# Simulation für Codesys



## The Big B. (6 März 2011)

Hallo,

gibt es sowas wie PLCSIM bei Siemens auch für Codesys 2.3? 
Habe mit Codesys zum ersten mal was programmiert und würde das Programm gerne testen.


----------



## zotos (6 März 2011)

Die Simulation ist dabei.
Online -> Simulation
Online -> Start
Variablen im Programm anklicken und werte zuweisen mit Strg+F7

Gerne auch Visueller mit der eingebauten Visualisierung.


----------



## marlob (6 März 2011)

Codesys 2.3 hat auch einen Simulationsmode
http://www.3s-software.com/index.shtml?de_oem1


----------



## The Big B. (6 März 2011)

Ok, danke da hätte ich auch selber drauf kommen können.

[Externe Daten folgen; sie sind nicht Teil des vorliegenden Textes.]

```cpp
template <int NP>
__device__ __forceinline__ void feistel_rounds(u16x2 (&a)[NP], u16x2 (&b)[NP], const FeistelDomain& d,
                                               const uint32_t* const (&pk)[NP]) {
    const u16x2 am = (u16x2)((unsigned short)(d.A - 1u));
    const u16x2 ash = (u16x2)((unsigned short)d.ash), bsh = (u16x2)((unsigned short)d.bsh);
    const u16x2 BB = (u16x2)((unsigned short)d.B);
#pragma unroll
    for (int r = 0; r < FEISTEL_ROUNDS; r += 2) {
#pragma unroll
        for (int i = 0; i < NP; ++i) {
            const u16x2 k0 = __builtin_bit_cast(u16x2, pk[i][r]);
            a[i] = (a[i] + feistel_F2(b[i], k0, ash)) & am;
        }
#pragma unroll
        for (int i = 0; i < NP; ++i) {
            const u16x2 k1 = __builtin_bit_cast(u16x2, pk[i][r + 1]);
            u16x2 t = b[i] + feistel_F2(a[i], k1, bsh);
            t = __builtin_elementwise_min(t, (u16x2)(t - BB));
            b[i] = __builtin_elementwise_min(t, (u16x2)(t - BB));
        }
    }
}

template <int NP>
__device__ __forceinline__ void sigma_rounds(u16x2 (&a)[NP], u16x2 (&b)[NP], const FeistelDomain& d,
                                             const uint32_t* const (&pk)[NP]) {
    const u16x2 am = (u16x2)((unsigned short)(d.A - 1u));
    const u16x2 ash = (u16x2)((unsigned short)d.ash), bsh = (u16x2)((unsigned short)d.bsh);
    const u16x2 BB = (u16x2)((unsigned short)d.B);
#pragma unroll
    for (int i = 0; i < NP; ++i) {
        const u16x2 k0 = __builtin_bit_cast(u16x2, pk[i][0]);
        u16x2 t = b[i] + feistel_F2(a[i], k0, bsh);
        t = __builtin_elementwise_min(t, (u16x2)(t - BB));
        b[i] = __builtin_elementwise_min(t, (u16x2)(t - BB));
    }
#pragma unroll
    for (int i = 0; i < NP; ++i) {
        const u16x2 k1 = __builtin_bit_cast(u16x2, pk[i][1]);
        a[i] = (a[i] + feistel_F2(b[i], k1, ash)) & am;
    }
}

__host__ __device__ inline uint32_t grouped_perm(uint32_t x, const FeistelDomain& d, const uint32_t* gk, const uint32_t* sk) {
    uint32_t a = x / d.B, b = x - a * d.B;
    do {
        for (int r = 0; r < FEISTEL_ROUNDS; r += 2) {
            a = (a + feistel_F1(b, gk[r], d.ash)) & (d.A - 1u);
            uint32_t t = b + feistel_F1(a, gk[r + 1], d.bsh);
            t = t >= d.B ? t - d.B : t;
            b = t >= d.B ? t - d.B : t;
        }
    } while (a * d.B + b >= d.n);
    do {
        uint32_t t = b + feistel_F1(a, sk[0], d.bsh);
        t = t >= d.B ? t - d.B : t;
        b = t >= d.B ? t - d.B : t;
        a = (a + feistel_F1(b, sk[1], d.ash)) & (d.A - 1u);
    } while (a * d.B + b >= d.n);
    return a * d.B + b;
}

__host__ __device__ inline uint32_t feistel_perm(uint32_t x, const FeistelDomain& d, const uint32_t* rk) {
    uint32_t a = x / d.B, b = x - a * d.B;
    do {
        for (int r = 0; r < FEISTEL_ROUNDS; r += 2) {
            a = (a + feistel_F1(b, rk[r], d.ash)) & (d.A - 1u);
            uint32_t t = b + feistel_F1(a, rk[r + 1], d.bsh);
            t = t >= d.B ? t - d.B : t;
            b = t >= d.B ? t - d.B : t;
        }
        x = a * d.B + b;
    } while (x >= d.n);
    return x;
}

}
```

squidpy_amd/csrc/sqgr_shuffle.h:

```cpp
#pragma once
#include "sqgr_common.h"
#include "sqgr_pcg.h"
#include "sqgr_rng.h"

namespace sqgr {

__host__ __device__ constexpr int key_words_per_row(int B, int n_libs) {
    return n_libs * ((B / FEISTEL_GROUP) * 8 + (B / 2) * 2) < (B / 2) * 8 ? (B / 2) * 8 : n_libs * ((B / FEISTEL_GROUP) * 8 + (B / 2) * 2);
}

struct LibDom {
    FeistelDomain dom;
    uint32_t aoff;
};
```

Aber irgendwie funktioniert das noch nicht so ganz bei mir. Ich habe einen FB den ich im PRG aufrufe. Eine Hardware ist nicht projektiert und am PRG habe ich noch keine Ein und Ausgänge zugewiesen. 
Ich kann Online--> Start aber nicht anklicken. Online--> simulation kann ich anklicken.
Habe ich noch irgendwas vergessen?


----------



## zotos (6 März 2011)

Antworten ich hatte das Einloggen noch vergessen.

Online -> Einloggen 

vor dem Starten


----------



## The Big B. (6 März 2011)

Ok kann die simulation jetzt auch starten.
Aber wenn ich mir eine einfache "und" verknüpfung zusammenbastel kann ich die beiden eingangsvariablen auf true setzen aber der zustand des ausgangs bleibt unverändert.


----------



## zotos (6 März 2011)

Stell mal ein Bild rein.


----------



## zotos (6 März 2011)

Hast Du schon mal die Ablaufkontrolle eingeschaltet? Wird das Netzwerk grün?


----------



## The Big B. (6 März 2011)

Hab mal einen Screenshot gemacht.


----------



## zotos (6 März 2011)

Du hast leider "Strg+F7"  vergessen -> Werte schreiben.

Die "True" stehen in Deinem Bild als Vorwahl die man mit Strg+F7 schreiben und mit F7 alleine forcen kann.


----------



## Ghosty (6 März 2011)

Hallo,
du musst deine Geforcten Werte mit F7 noch übernehmen.
Gruß


----------



## The Big B. (6 März 2011)

Ok jetzt klappts, danke für die Hilfe.


----------



## KingHelmer (3 Februar 2014)

Hallöchen,

ich grabe das hier mal aus, denn das passt ganz gut dazu.

Ich versuche immer mal wieder bestimmte Dinge zu simulieren, leider funktioniert hier sehr selten etwas.
Beispielsweise habe ich ein einfaches Eingangs-BOOL-Signal an einem FB welches ich in einer VISU schalte. 

Am Eingang des FBs kann ich die Änderung auf TRUE/FALSE auch sehen, im Baustein aber (in der Instanz des Blocks) sehe ich rein gar nichts. Alles bleibt FALSE.

Habe ich eventuell irgendetwas deaktiviert oder so?

Grüße, 
Flo


----------



## joha (16 Februar 2014)

Hallo KingHelmer,

hast du für das Problem bereits eine Lösung gefunden?
Ich stehe nämlich an gleicher Stelle.

Vielleicht hat ein erfahrener CODESYS Programmierer einen Hinweis für uns.


Vielen Dank schonmal.


----------